Virtual functions in C++ which allow some form of dynamic behaviour are slower
than static function calls because they inherently involve another level of
indirection. Static calls are known at compile time, they can be inlined by
the compiler, they can be optimized in the context in which they're called.
Now, nothing prevents the C++ run-time from trying to do the same thing at
run-time but you can relatively easily see that it'll have to make some other
compromised to do so. Nothing prevents a C++ program from generating C++ code
at run-time, compiling it, and loading it into the current process as a .so.
Now that's a pretty dynamic behaviour but there's again an obvious price. You
can also write self modifying code.

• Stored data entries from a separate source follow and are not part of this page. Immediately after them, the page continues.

# cure-lab/MagicDrive

Measured on NVIDIA H100. Metric: 6-view 224x400 denoising-steps/sec, higher is better.
Workload: dtype bf16

## Files before the change

include/magicdrive_b200.h:

```cpp
#ifndef MAGICDRIVE_B200_H
#define MAGICDRIVE_B200_H

#include <stddef.h>
#include <stdint.h>

#ifdef __cplusplus
extern "C" {
#endif

#define MDB_OK 0
#define MDB_ERR_INVALID (-1)
#define MDB_ERR_CUDA (-2)
#define MDB_ERR_UNSUPPORTED (-3)

const char* mdb_last_error(void);

int mdb_set_pdl(int on);
int mdb_version(void);
int mdb_device_ok(void);

typedef struct {
  const void* a0;
  const void* a1;
  int c0, lda0, c1, lda1;
  int n_img, h_in, w_in;
  const void* w;
  int n_out;
  int taps_h, taps_w, stride, pad_h, pad_w;
  int h_out, w_out;
  const float* bias;
  const float* rowbias;
  int rowbias_ld;
  const void* residual;
  int ldr;
  void* out;
  int ldo;
  int out_is_f32;
  float out_scale;
  int epi_mode;
  void* workspace;
  size_t workspace_bytes;
  int force_block_n;
  int force_splits;
  int kernel_variant;
  const float* ln_stats;
  int ln_parts;
  float ln_eps;
  const float* ln_colsum;
  float* stats_out;
} mdb_gemm_desc;

int mdb_gemm_conv(const mdb_gemm_desc* d, void* stream);
int mdb_gemm_conv_launches(const mdb_gemm_desc* d);
int mdb_gemm_conv_stats_parts(const mdb_gemm_desc* d);

int mdb_conv_direct(const void* x, int x_is_f32, int n, int h, int w, int cin, const float* wgt, const float* bias,
                    int cout, int kh, int kw, int stride_h, int stride_w, int pad_h, int pad_w, int ho, int wo,
                    int silu, const void* residual, void* out, int out_is_f32, void* stream);

int mdb_groupnorm(const void* x0, int c0, int ld0, const void* x1, int c1, int ld1, int n_img, int hw, int groups,
                  float eps, const float* gamma, const float* beta, int silu, void* out, int ldo, float* stats_ws,
                  void* stream);

int mdb_layernorm(const void* x, long long rows, int c, int ldx, const float* gamma, const float* beta, float eps,
                  void* out, int ldo, void* stream);

int mdb_softmax_rows(const float* s, int lds, long long rows, int cols, void* out, int ldo, int cols_out, void* stream);

int mdb_attention(const void* q, int ldq, const void* k, int ldk, const void* v, int ldv, void* out, int ldo, int b,
                  int b_kv, int heads, int lq, int lk, int d, const int* kv_index, int n_sets, float scale, void* stream);

int mdb_attention_multi(const void* q, int ldq, int n_src, const void* const* k, const int* ldk, const void* const* v,
                        const int* ldv, const int* b_kv, void* out, int ldo, int b, int heads, int lq, int lk, int d,
                        const int* kv_index, int n_sets, float scale, void* stream);

int mdb_add(const void* a, const void* b, void* out, long long n, void* stream);

int mdb_upsample_nearest(const void* x, int n, int h, int w, int c, void* out, int ho, int wo, void* stream);
int mdb_adaptive_avgpool(const float* x, int n, int h, int w, int c, float* out, int ho, int wo, int silu, void* stream);

int mdb_linear_small(const float* in, int m, int k, int ldi, const void* w, int ldw, const float* bias, int n,
                     int pre_silu, int post_silu, float* out, int ldo, void* stream);

int mdb_timestep_embedding(const float* t, int m, int dim, int flip_sin_to_cos, float freq_shift, float* out,
                           void* stream);

int mdb_fourier_embed(const float* x, long long rows, int d, int num_freqs, float* out, void* stream);
// ... 30 lines not shown
```

magicdrive_b200/_lib.py:

```python
import ctypes as C
import os
from pathlib import Path

_LIB = None
LIB_PATH = Path(os.environ.get("MDB_LIB_PATH") or Path(__file__).resolve().parent / "lib" / "libmagicdrive_b200.so")


class MdbError(RuntimeError):
    pass


class GemmDesc(C.Structure):
    _fields_ = [
        ("a0", C.c_void_p), ("a1", C.c_void_p),
        ("c0", C.c_int), ("lda0", C.c_int), ("c1", C.c_int), ("lda1", C.c_int),
        ("n_img", C.c_int), ("h_in", C.c_int), ("w_in", C.c_int),
        ("w", C.c_void_p), ("n_out", C.c_int),
        ("taps_h", C.c_int), ("taps_w", C.c_int), ("stride", C.c_int), ("pad_h", C.c_int), ("pad_w", C.c_int),
        ("h_out", C.c_int), ("w_out", C.c_int),
        ("bias", C.c_void_p), ("rowbias", C.c_void_p), ("rowbias_ld", C.c_int),
        ("residual", C.c_void_p), ("ldr", C.c_int),
        ("out", C.c_void_p), ("ldo", C.c_int), ("out_is_f32", C.c_int), ("out_scale", C.c_float),
        ("epi_mode", C.c_int),
        ("workspace", C.c_void_p), ("workspace_bytes", C.c_size_t),
        ("force_block_n", C.c_int), ("force_splits", C.c_int), ("kernel_variant", C.c_int),
        ("ln_stats", C.c_void_p), ("ln_parts", C.c_int), ("ln_eps", C.c_float), ("ln_colsum", C.c_void_p),
        ("stats_out", C.c_void_p),
    ]


_vp, _i, _f, _ll = C.c_void_p, C.c_int, C.c_float, C.c_longlong
SIGNATURES = {
    "mdb_last_error": (C.c_char_p, []),
    "mdb_set_pdl": (_i, [_i]),
    "mdb_version": (_i, []),
    "mdb_device_ok": (_i, []),
    "mdb_gemm_conv": (_i, [C.POINTER(GemmDesc), _vp]),
    "mdb_gemm_conv_launches": (_i, [C.POINTER(GemmDesc)]),
    "mdb_gemm_conv_stats_parts": (_i, [C.POINTER(GemmDesc)]),
    "mdb_conv_direct": (_i, [_vp, _i, _i, _i, _i, _i, _vp, _vp, _i, _i, _i, _i, _i, _i, _i, _i, _i, _i, _vp, _vp, _i, _vp]),
    "mdb_groupnorm": (_i, [_vp, _i, _i, _vp, _i, _i, _i, _i, _i, _f, _vp, _vp, _i, _vp, _i, _vp, _vp]),
    "mdb_layernorm": (_i, [_vp, _ll, _i, _i, _vp, _vp, _f, _vp, _i, _vp]),
    "mdb_attention": (_i, [_vp, _i, _vp, _i, _vp, _i, _vp, _i, _i, _i, _i, _i, _i, _i, _vp, _i, _f, _vp]),
    "mdb_attention_multi": (_i, [_vp, _i, _i, _vp, _vp, _vp, _vp, _vp, _vp, _i, _i, _i, _i, _i, _i, _vp, _i, _f, _vp]),
    "mdb_add": (_i, [_vp, _vp, _vp, _ll, _vp]),
    "mdb_upsample_nearest": (_i, [_vp, _i, _i, _i, _i, _vp, _i, _i, _vp]),
    "mdb_adaptive_avgpool": (_i, [_vp, _i, _i, _i, _i, _vp, _i, _i, _i, _vp]),
    "mdb_linear_small": (_i, [_vp, _i, _i, _i, _vp, _i, _vp, _i, _i, _i, _vp, _i, _vp]),
    "mdb_timestep_embedding": (_i, [_vp, _i, _i, _i, _f, _vp, _vp]),
    "mdb_fourier_embed": (_i, [_vp, _ll, _i, _i, _vp, _vp]),
    "mdb_nchw_to_nhwc": (_i, [_vp, _i, _i, _i, _i, _i, _vp, _vp]),
    "mdb_nhwc_to_nchw": (_i, [_vp, _i, _i, _i, _i, _vp, _i, _vp]),
    "mdb_f32_to_bf16": (_i, [_vp, _vp, _ll, _vp]),
    "mdb_bf16_to_f32": (_i, [_vp, _vp, _ll, _vp]),
    "mdb_pack_latents": (_i, [_vp, _i, _ll, _i, _i, _i, _vp, _vp]),
    "mdb_cfg_ddim_step": (_i, [_vp, _i, _i, _i, _f, _vp, _vp, _ll, _vp]),
    "mdb_softmax_rows": (_i, [_vp, _i, _ll, _i, _vp, _i, _i, _vp]),
    "mdb_pin_views": (_i, [_vp, _i, _vp, _vp, _i, _vp, _vp, _ll, _i, _vp]),
    "mdb_peer_barrier": (_i, [_vp, _i, _i, _i, _i, _vp, _ll, _vp, _vp]),
    "mdb_prepare_boxes": (_i, [_vp, _i, _vp, _vp, _i, _vp, _vp, _i, _i, _vp, _vp, _vp, _vp, _vp]),
    "mdb_camera_param": (_i, [_vp, _vp, _i, _vp, _vp]),
    "mdb_cfg_unipc_step": (_i, [_vp, _i, _i, _i, _f, _vp, _vp, _vp, _vp, _vp, _ll, _vp]),
}


def lib():
    global _LIB
    if _LIB is None:
        if not LIB_PATH.exists():
            raise MdbError(
                f"{LIB_PATH} is missing: build it with `python -m magicdrive_b200.build` "
                "(there is no CPU / torch fallback for this path)")
# ... 14 lines not shown
```

magicdrive_b200/csrc/capi_gemm.cu:

```cuda
#include <cuda.h>
#include <cuda_runtime.h>
#include <stdio.h>
#include <string.h>

#include <algorithm>
#include <mutex>

#include "../../include/magicdrive_b200.h"
#define MDB_NEED_TENSORMAP
#include "common_host.h"
#include "gemm_wgmma.cuh"

using namespace mdb;

namespace {

bool make_act_map(CUtensorMap* m, const void* ptr, int c, int ld, int n, int h, int w, int bn, int bh, int bw,
                  int stride) {
  EncodeTiledFn enc = get_encode();
  if (!enc) return false;
  cuuint64_t dims[4] = {(cuuint64_t)c, (cuuint64_t)w, (cuuint64_t)h, (cuuint64_t)n};
  cuuint64_t strides[3] = {(cuuint64_t)ld * 2, (cuuint64_t)w * ld * 2, (cuuint64_t)h * w * ld * 2};
  cuuint32_t box[4] = {64u, (cuuint32_t)(bw * stride), (cuuint32_t)(bh * stride), (cuuint32_t)bn};
  cuuint32_t estr[4] = {1u, (cuuint32_t)stride, (cuuint32_t)stride, 1u};
  CUresult r = enc(m, CU_TENSOR_MAP_DATA_TYPE_BFLOAT16, 4, const_cast<void*>(ptr), dims, strides, box, estr,
                   CU_TENSOR_MAP_INTERLEAVE_NONE, CU_TENSOR_MAP_SWIZZLE_128B, CU_TENSOR_MAP_L2_PROMOTION_L2_256B,
                   CU_TENSOR_MAP_FLOAT_OOB_FILL_NONE);
  return r == CUDA_SUCCESS;
}

bool make_w_map(CUtensorMap* m, const void* ptr, int n_out, int k, int block_n) {
  EncodeTiledFn enc = get_encode();
  if (!enc) return false;
  cuuint64_t dims[2] = {(cuuint64_t)k, (cuuint64_t)n_out};
  cuuint64_t strides[1] = {(cuuint64_t)k * 2};
  cuuint32_t box[2] = {64u, (cuuint32_t)block_n};
  cuuint32_t estr[2] = {1u, 1u};
  CUresult r = enc(m, CU_TENSOR_MAP_DATA_TYPE_BFLOAT16, 2, const_cast<void*>(ptr), dims, strides, box, estr,
                   CU_TENSOR_MAP_INTERLEAVE_NONE, CU_TENSOR_MAP_SWIZZLE_128B, CU_TENSOR_MAP_L2_PROMOTION_L2_256B,
                   CU_TENSOR_MAP_FLOAT_OOB_FILL_NONE);
  return r == CUDA_SUCCESS;
}

struct Plan {
  int bn, bh, bw, tiles_n, tiles_h, tiles_w;
  int ctas, m_groups;
  int block_n, n_tiles, splits, kb_per_split, kb_total;
};

int num_sms() {
  static int sms = 0;
  if (!sms) {
    int dev = 0;
    cudaGetDevice(&dev);
    if (cudaDeviceGetAttribute(&sms, cudaDevAttrMultiProcessorCount, dev) != cudaSuccess || sms <= 0) sms = 132;
  }
  return sms;
}

void choose_box(int n_img, int h, int w, Plan* pl) {
  if (h * w <= 128) {
    int bn = 128 / (h * w);
    if (bn > n_img) bn = n_img;
    if (bn < 1) bn = 1;
    pl->bn = bn, pl->bh = h, pl->bw = w;
  } else {
    double best = -1.0;
    int bbh = 1, bbw = 1;
    const int wmax = w < 128 ? w : 128;
    for (int bw = 1; bw <= wmax; ++bw) {
      int bh = 128 / bw;
      if (bh > h) bh = h;
      if (bh < 1) continue;
      const long long tiles = (long long)((h + bh - 1) / bh) * ((w + bw - 1) / bw);
      const double eff = (double)h * w / (double)(tiles * 128);
      if (eff > best + 1e-9 || (eff > best - 1e-9 && bw > bbw)) best = eff, bbh = bh, bbw = bw;
    }
    pl->bn = 1, pl->bh = bbh, pl->bw = bbw;
  }
  pl->tiles_n = (n_img + pl->bn - 1) / pl->bn;
  pl->tiles_h = (h + pl->bh - 1) / pl->bh;
  pl->tiles_w = (w + pl->bw - 1) / pl->bw;
}

int validate(const mdb_gemm_desc* d) {
  if (!d || !d->a0 || !d->w || !d->out) return set_error(MDB_ERR_INVALID, "mdb_gemm_conv: null pointer");
  if (d->c0 <= 0 || d->c0 % 64 || d->c1 < 0 || d->c1 % 64)
    return set_error(MDB_ERR_UNSUPPORTED, "mdb_gemm_conv: channel counts must be multiples of 64 (c0=%d c1=%d)", d->c0,
                     d->c1);
  if (d->c1 > 0 && !d->a1) return set_error(MDB_ERR_INVALID, "mdb_gemm_conv: c1>0 but a1 is null");
  if (d->lda0 % 8 || (d->c1 > 0 && d->lda1 % 8) || d->ldo % 8 || (d->residual && d->ldr % 8))
    return set_error(MDB_ERR_UNSUPPORTED, "mdb_gemm_conv: leading dimensions must be multiples of 8");
  if (d->n_out % 8) return set_error(MDB_ERR_UNSUPPORTED, "mdb_gemm_conv: n_out must be a multiple of 8");
  if (d->stride != 1 && d->stride != 2) return set_error(MDB_ERR_UNSUPPORTED, "mdb_gemm_conv: stride must be 1 or 2");
  if (d->kernel_variant != 0 && (d->kernel_variant < 2 || d->kernel_variant > 4))
    return set_error(MDB_ERR_INVALID, "mdb_gemm_conv: kernel_variant must be 0, 2, 3 or 4");
  if (d->n_img <= 0 || d->h_out <= 0 || d->w_out <= 0 || d->taps_h <= 0 || d->taps_w <= 0)
    return set_error(MDB_ERR_INVALID, "mdb_gemm_conv: bad shape");
  if ((reinterpret_cast<uintptr_t>(d->a0) | reinterpret_cast<uintptr_t>(d->a1) | reinterpret_cast<uintptr_t>(d->w) |
       reinterpret_cast<uintptr_t>(d->out) | reinterpret_cast<uintptr_t>(d->residual)) & 15)
    return set_error(MDB_ERR_INVALID, "mdb_gemm_conv: pointers must be 16-byte aligned");
  if (d->epi_mode == 1 && (d->n_out % 256 || d->residual || d->rowbias || d->out_is_f32 || d->stats_out))
    return set_error(MDB_ERR_UNSUPPORTED, "mdb_gemm_conv: GEGLU epilogue needs n_out %% 256 == 0 and a plain bf16 output "
                                          "(no residual, per-image shift or row statistics)");
  return MDB_OK;
}

void plan_for(const mdb_gemm_desc* d, int ctas, bool allow_split, Plan* pl) {
  choose_box(d->n_img, d->h_out, d->w_out, pl);
  const int m_tiles = pl->tiles_n * pl->tiles_h * pl->tiles_w;
  pl->ctas = ctas;
  pl->m_groups = (m_tiles + ctas - 1) / ctas;
  pl->kb_total = d->taps_h * d->taps_w * ((d->c0 + d->c1) / 64);
  const int sms = num_sms();
  const int clusters = sms / ctas;
  int bn_choice = 0;
  if (d->epi_mode == 1) {
    bn_choice = 256;
  } else if (d->force_block_n) {
    bn_choice = d->force_block_n;
  } else {
    const int cands[4] = {256, 160, 128, 64};
    double best = 1e30;
    for (int i = 0; i < 4; ++i) {
      const int bn = cands[i];
      if (bn == 64 && d->n_out >= 128) continue;
      const int nt = (d->n_out + bn - 1) / bn;
      const long long groups = (long long)pl->m_groups * nt;
      const long long waves = (groups + clusters - 1) / clusters;
      const double cost = (double)waves * (bn < 96 ? 96 : bn) * 1.0 + (double)waves * 6.0;
      if (cost < best - 1e-9) best = cost, bn_choice = bn;
    }
  }
  pl->block_n = bn_choice;
  pl->n_tiles = (d->n_out + bn_choice - 1) / bn_choice;
  int splits = 1;
  const long long ctas_total = (long long)m_tiles * pl->n_tiles;
  if (!allow_split) {
    splits = 1;
  } else if (d->force_splits > 0) {
    splits = d->force_splits;
  } else if (d->epi_mode == 0 && !d->ln_stats && !d->stats_out && d->workspace && ctas_total * 2 <= sms && pl->kb_total >= 16) {
    splits = (int)(sms / ctas_total);
// ... 42 lines not shown
  if (e == cudaSuccess) e = cudaGetLastError();
  if (e != cudaSuccess) return set_error(MDB_ERR_CUDA, "gemm_wgmma_kernel<%d,%d> launch: %s", BN, CTAS, cudaGetErrorString(e));
  return MDB_OK;
}
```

At any rate, static languages are capable
of the same dynamic behaviour that dynamic languages are capable of but you
often have to implement that behaviour yourself (or embed an interpreter...).

Fundamentally, a dynamic language can't make the kinds of assumptions a more
static language can make, it can try and determine things at run-time (ala
JIT) but those take time and still have to adapt to the dynamics of the
language. The same line of code "a = b + c" in Python can mean something
completely different every time it's executed so the run-time has to figure
out what the types are an invoke the right code. Now the real problem is that
if you take advantage of that then no one can actually tell what this code is
doing and it is utterly unmaintainable.

To compound the problems facing dynamic languages is the fact that CPUs are
optimized for executing "predictable" code. When your language is dynamic
there are more dependencies in the instruction sequence and things like branch
prediction may become more difficult. It also doesn't help that some of the
dynamic languages we're discussing have poor locality in memory (that's an
orthogonal issue though, you could give a dynamic language much better control
over memory).

EDIT: One would think it should be possible to design a language which has
both dynamic and static features where if you restrict yourself to the static
portion runs just as fast as any other statically compiled language and still
allows to switch to more dynamic concepts and pay the price when you do that.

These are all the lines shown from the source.